**TO DO**
Each line of the data that includes the string "kTwoPhaseDefault" is to be copied out.

+ + + + +

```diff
-                                    rank = (pk == P2) ? r2 : rank, jq = (pk == P2) ? e2.j : jq;
-                                    rank = (pk == P3) ? r3 : rank, jq = (pk == P3) ? e3.j : jq;
-                                    int a = aw.x;
-                                    a = (rank == 1) ? aw.y : a;
-                                    a = (rank == 2) ? aw.z : a;
-                                    a = (rank == 3) ? aw.w : a;
-                                    if ((unsigned)a >= (unsigned)n || (pk != P0 && pk != P1 && pk != P2 && pk != P3)) {
+                                    const int rank = below + __popc(myw & ((1u << (pk & 31)) - 1u));
+                                    if ((unsigned)rank >= (unsigned)cnt) {
                                         ctrl->err = 8;
                                     } else {
-                                        jr[r] = a;
-                                        if constexpr (CACHE_V) {
-                                            vr[r] = v[a];
-                                            if constexpr (CACHE_Y) yr[r] = y[a];
+                                        const int a = order[hi + rank];
+                                        if ((unsigned)a >= (unsigned)n) {
+                                            ctrl->err = 8;
+                                        } else {
+                                            const int jq = jr[r];
+                                            jr[r] = a;
+                                            if constexpr (CACHE_V) {
+                                                vr[r] = v[a];
+                                                if constexpr (CACHE_Y) yr[r] = y[a];
+                                            }
+                                            dk[r] = dist[a];
+                                            order[pk] = a;
+                                            order[hi + rank] = jq;
                                         }
-                                        dk[r] = dist[a];
-                                        order[pk] = a;
-                                        order[hi + rank] = jq;
                                     }
-                                    atomicAnd(&evb[par * Wpad + (pk >> 5)], ~(1u << (pk & 31)));
                                 }
                             }
                         }
-                        app_pos = hi;
-                        app_j = uni(first_j);
-                        app_i = uni(first_i);
-                        app_j1 = uni(second_j);
-                        app_i1 = uni(second_i);
-                        app_two = true;
-                        ring_push(app_i);
-                        ring_push(app_i1);
-                        if (cnt > 2) {
-                            int third_i = sl.i, fourth_i = sl.i;
-                            third_i = (r1 == 2) ? e1.i : third_i, third_i = (r2 == 2) ? e2.i : third_i;
-                            third_i = (r3 == 2) ? e3.i : third_i;
-                            fourth_i = (r1 == 3) ? e1.i : fourth_i, fourth_i = (r2 == 3) ? e2.i : fourth_i;
-                            fourth_i = (r3 == 3) ? e3.i : fourth_i;
-                            ring_push(uni(third_i));
-                            if (cnt > 3) ring_push(uni(fourth_i));
-                        }
-                        hi += cnt;
-                        ++lo;
-                        if (queued) {
-                            head_j = uni(nq_j);
-                            head_i = uni(nq_i);
-                        } else {
-                            head_j = app_j;
-                            head_i = app_i;
-                        }
-                        resolved = true;
-                    }
-                }
-                if (resolved) {
-                    STAMPR(tr4m);
-                    STAMP_ADD(4, tr4m, tr3);
-                    continue;
+                    }
                 }
                 const int hi_before = hi;
-                if (bc.wave == 0) replay_scan(hi, par);
-                __syncthreads();
-                hi = uni(ctrl->hi);
-                target = uni(ctrl->target);
-                if (target >= 0) break;
+                if constexpr (kFastMulti) {
+                    if (!parallel && bc.wave == 0) replay_scan<true>(hi, par);
+                    __syncthreads();
+                    if (ev_mask) atomicAnd(&evb[par * Wpad + wordi], ~(ev_mask << shift));
+                    hi = parallel ? hi + cnt : uni(ctrl->hi);
+                } else {
+                    if (bc.wave == 0) replay_scan(hi, par);
+                    __syncthreads();
+                    hi = uni(ctrl->hi);
+                    target = uni(ctrl->target);
+                    if (target >= 0) {
+                        STAMP_CLASS_FREE();
+                        break;
+                    }
+                }
                 ring_push_scan(hi_before - 1, hi);
                 ++lo;
                 if (queued) {
@@ -922,7 +912,7 @@
                     head_j = uni(order[lo]);
                     head_i = uni(y[head_j]);
                 }
-                if (ev_mask) {
+                if (!parallel && ev_mask) {
 #pragma unroll
                     for (int r = 0; r < CH; ++r) {
                         const int k = b0 + r;
@@ -936,6 +926,11 @@
                             dk[r] = dist[j];
                         }
                     }
+                }
+                if (parallel) {
+                    STAMP_CLASS_SWAPPED();
+                } else {
+                    STAMP_CLASS_REPLAYED(cnt);
                 }
             }
             STAMPR(tr4);
```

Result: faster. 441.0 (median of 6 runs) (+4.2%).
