## Add two-phase k-step schedule for bf16/fp16 dz GEMM, on by default

Adds a SCHED=2 variant of the similarity GEMM k-step that splits each step into two phases. Each phase reads an A half and both B fragments, then issues two MFMA quadrants back to back, which halves the barriers and DMA waits per step compared with the four-quadrant schedule. The variant is on by default for the dz backward GEMM (fp16/bf16, no split-k) and can be toggled per mode through an env var or Python setters. It also adds finer timing marks and a compile-time switch that disables MFMA for profiling. Holding more fragments live may raise register pressure, and the new vmcnt wait counts must match the DMA issue order.

```diff
diff --git a/cuda-nt-xent-mpi-nccl-simclr_amd/csrc/include/ntxent/ntxent.h b/cuda-nt-xent-mpi-nccl-simclr_amd/csrc/include/ntxent/ntxent.h
--- a/cuda-nt-xent-mpi-nccl-simclr_amd/csrc/include/ntxent/ntxent.h
+++ b/cuda-nt-xent-mpi-nccl-simclr_amd/csrc/include/ntxent/ntxent.h
@@ -186,6 +186,9 @@
 bool dz_half_c_eligible(DType comp, const Geometry& g, int n_dz, const GemmWorkspace& ws);
 void set_half_c(bool on);
 bool half_c_enabled();
+void set_gemm_two_phase(bool on, int which = -1);
+bool gemm_two_phase_enabled(bool dz);
+long long gemm_two_phase_launches(bool dz);
 bool dz_dot_fold_eligible(DType comp, const Geometry& g, int n_dz, const GemmWorkspace& ws);
 void set_dot_fold(bool on);
 bool dot_fold_enabled();
diff --git a/cuda-nt-xent-mpi-nccl-simclr_amd/csrc/kernels/ntxent_kernels.hip b/cuda-nt-xent-mpi-nccl-simclr_amd/csrc/kernels/ntxent_kernels.hip
--- a/cuda-nt-xent-mpi-nccl-simclr_amd/csrc/kernels/ntxent_kernels.hip
+++ b/cuda-nt-xent-mpi-nccl-simclr_amd/csrc/kernels/ntxent_kernels.hip
@@ -778,6 +778,8 @@
 
 }
 
+static void count_two_phase_launch(bool dz);
+
 namespace {
 void set_operand_scales(dev::SimParams& p, DType comp, const Geometry& g) {
   p.acc_scale = p.y_scale;
@@ -824,6 +826,22 @@
 #else
   const dev::SimParams& p = p_in;
 #endif
+  constexpr bool kTwoCap = !std::is_same<Tc, float>::value && !std::is_same<Tc, dev::fp8e4m3>::value &&
+                           (MODE == dev::kModeFwd || MODE == dev::kModeDz);
+  if constexpr (kTwoCap) {
+    if (gemm_two_phase_enabled(MODE == dev::kModeDz) && p.sk_tiles == 0 && !p.splitk) {
+      count_two_phase_launch(MODE == dev::kModeDz);
+      if (MODE == dev::kModeFwd && !p.fixed_shift)
+        hipLaunchKernelGGL((dev::sim_gemm_kernel<Tc, MODE, MODE == dev::kModeFwd ? 0 : 1, 2>), dim3(grid),
+                           dim3(kGemmThreads), 0, stream, p);
+      else
+        hipLaunchKernelGGL((dev::sim_gemm_kernel<Tc, MODE, 1, 2>), dim3(grid), dim3(kGemmThreads), 0, stream, p);
+#if NTXENT_TIMING
+      tb.dump("gemm_m" + std::to_string(MODE) + "_e" + std::to_string(sizeof(Tc)), grid, stream);
+#endif
+      return;
+    }
+  }
   if (MODE == dev::kModeFwd && !p.fixed_shift)
     hipLaunchKernelGGL((dev::sim_gemm_kernel<Tc, MODE, MODE == dev::kModeFwd ? 0 : 1>), dim3(grid), dim3(kGemmThreads), 0,
                        stream, p);
@@ -1170,6 +1188,24 @@
 }()};
 void set_half_c(bool on) { g_half_c = on; }
 bool half_c_enabled() { return g_half_c.load(); }
+
+static constexpr bool kTwoPhaseDefault[2] = {false, true};
+static std::atomic<bool> g_two_phase[2];
+static const bool g_two_phase_init = [] {
+  const char* e = std::getenv("NTXENT_TWO_PHASE");
+  const std::string v = e ? e : "";
+  g_two_phase[0] = e == nullptr ? kTwoPhaseDefault[0] : (v == "fwd" || (v != "0" && v != "dz"));
+  g_two_phase[1] = e == nullptr ? kTwoPhaseDefault[1] : (v == "dz" || (v != "0" && v != "fwd"));
+  return true;
+}();
+void set_gemm_two_phase(bool on, int which) {
+  if (which != 1) g_two_phase[0] = on;
+  if (which != 0) g_two_phase[1] = on;
+}
+bool gemm_two_phase_enabled(bool dz) { return g_two_phase[dz ? 1 : 0].load(); }
+static std::atomic<long long> g_two_phase_launches[2];
+static void count_two_phase_launch(bool dz) { ++g_two_phase_launches[dz ? 1 : 0]; }
+long long gemm_two_phase_launches(bool dz) { return g_two_phase_launches[dz ? 1 : 0].load(); }
 
 bool dz_half_c_eligible(DType comp, const Geometry& g, int n_dz, const GemmWorkspace& ws) {
   if ((comp != DType::F16 && comp != DType::BF16) || g.world != 1 || n_dz <= 0) return false;
diff --git a/cuda-nt-xent-mpi-nccl-simclr_amd/csrc/kernels/sim_gemm.h b/cuda-nt-xent-mpi-nccl-simclr_amd/csrc/kernels/sim_gemm.h
--- a/cuda-nt-xent-mpi-nccl-simclr_amd/csrc/kernels/sim_gemm.h
+++ b/cuda-nt-xent-mpi-nccl-simclr_amd/csrc/kernels/sim_gemm.h
@@ -20,7 +20,10 @@
 #define NTXENT_TIMING 0
 #endif
 constexpr int kTimingItems = 8;
-constexpr int kTimingMarks = 8;
+constexpr int kTimingMarks = 32;
+#ifndef NTXENT_NO_MFMA
+#define NTXENT_NO_MFMA 0
+#endif
 __device__ __forceinline__ void store16_wt(void* base, long long off, u32x4 v) {
   const unsigned lo = __builtin_amdgcn_readfirstlane((unsigned)off);
   const unsigned hi = __builtin_amdgcn_readfirstlane((unsigned)((unsigned long long)off >> 32));
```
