def render_pre_hm(tracks, meta, pre_thresh, out=None, with_hm=True):
    inp_w, inp_h = meta['inp_width'], meta['inp_height']
    out_w, out_h = meta['out_width'], meta['out_height']
    hm = np.zeros((inp_h, inp_w), np.float32) if out is None else out
    if out is not None:
        hm[...] = 0
    inds = []
    for det in tracks:
        if det['score'] < pre_thresh or det['active'] == 0:
            continue
        bbox = trans_bbox(det['bbox'], meta['trans_input'], inp_w, inp_h)
        bbox_out = trans_bbox(det['bbox'], meta['trans_output'], out_w, out_h)
        h, w = bbox[3] - bbox[1], bbox[2] - bbox[0]
        if h > 0 and w > 0:
            radius = max(0, int(gaussian_radius((math.ceil(h), math.ceil(w)))))
            ct = np.array([(bbox[0] + bbox[2]) / 2, (bbox[1] + bbox[3]) / 2], dtype=np.float32)
            if with_hm:
                draw_umich_gaussian(hm, ct.astype(np.int32), radius)
            ct_out = np.array([(bbox_out[0] + bbox_out[2]) / 2, (bbox_out[1] + bbox_out[3]) / 2], dtype=np.int32)
            inds.append(int(ct_out[1] * out_w + ct_out[0]))
    return hm, inds


def imread_bgr(path):
    try:
        import cv2
        img = cv2.imread(str(path))
        if img is None:
            raise _lib.CTError('cannot read image %r' % (path,))
        return img
    except ImportError:
        pass
    try:
        from PIL import Image
    except ImportError:
        raise _lib.CTError('reading image files needs cv2 or Pillow; pass the decoded uint8 BGR array instead')
    from PIL import ImageOps
    with Image.open(path) as im:
        im = ImageOps.exif_transpose(im)
        return np.ascontiguousarray(np.asarray(im.convert('RGB'))[:, :, ::-1])


class _HipGraph(object):

    def __init__(self, fn, collect=True):
        lib = _lib.load()
        side = torch.cuda.Stream()
        side.wait_stream(torch.cuda.current_stream())
        sp = ctypes.c_void_p(side.cuda_stream)
        with _lib.capture_guard(collect=collect), torch.cuda.stream(side):
            _lib.check(lib.ct_graph_begin(sp), 'ct_graph_begin')
            try:
                fn()
            finally:
                self.exec = lib.ct_graph_end(sp)
        torch.cuda.current_stream().wait_stream(side)
        if not self.exec:
            raise _lib.CTError('ct_graph_end failed: %s' % lib.ct_last_error().decode())
        self._lib = lib

    def replay(self, sp=None):
        rc = self._lib.ct_graph_launch(self.exec, sp if sp is not None else _lib.stream_ptr())
        if rc:
            _lib.check(rc, 'ct_graph_launch')

    def __del__(self):
        try:
            self._lib.ct_graph_destroy(self.exec)
        except Exception:
            pass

+ + + + +

**ANSWER SPACE**
+static constexpr bool kTwoPhaseDefault[2] = {false, true};
+  g_two_phase[0] = e == nullptr ? kTwoPhaseDefault[0] : (v == "fwd" || (v != "0" && v != "dz"));
+  g_two_phase[1] = e == nullptr ? kTwoPhaseDefault[1] : (v == "dz" || (v != "0" && v != "fwd"));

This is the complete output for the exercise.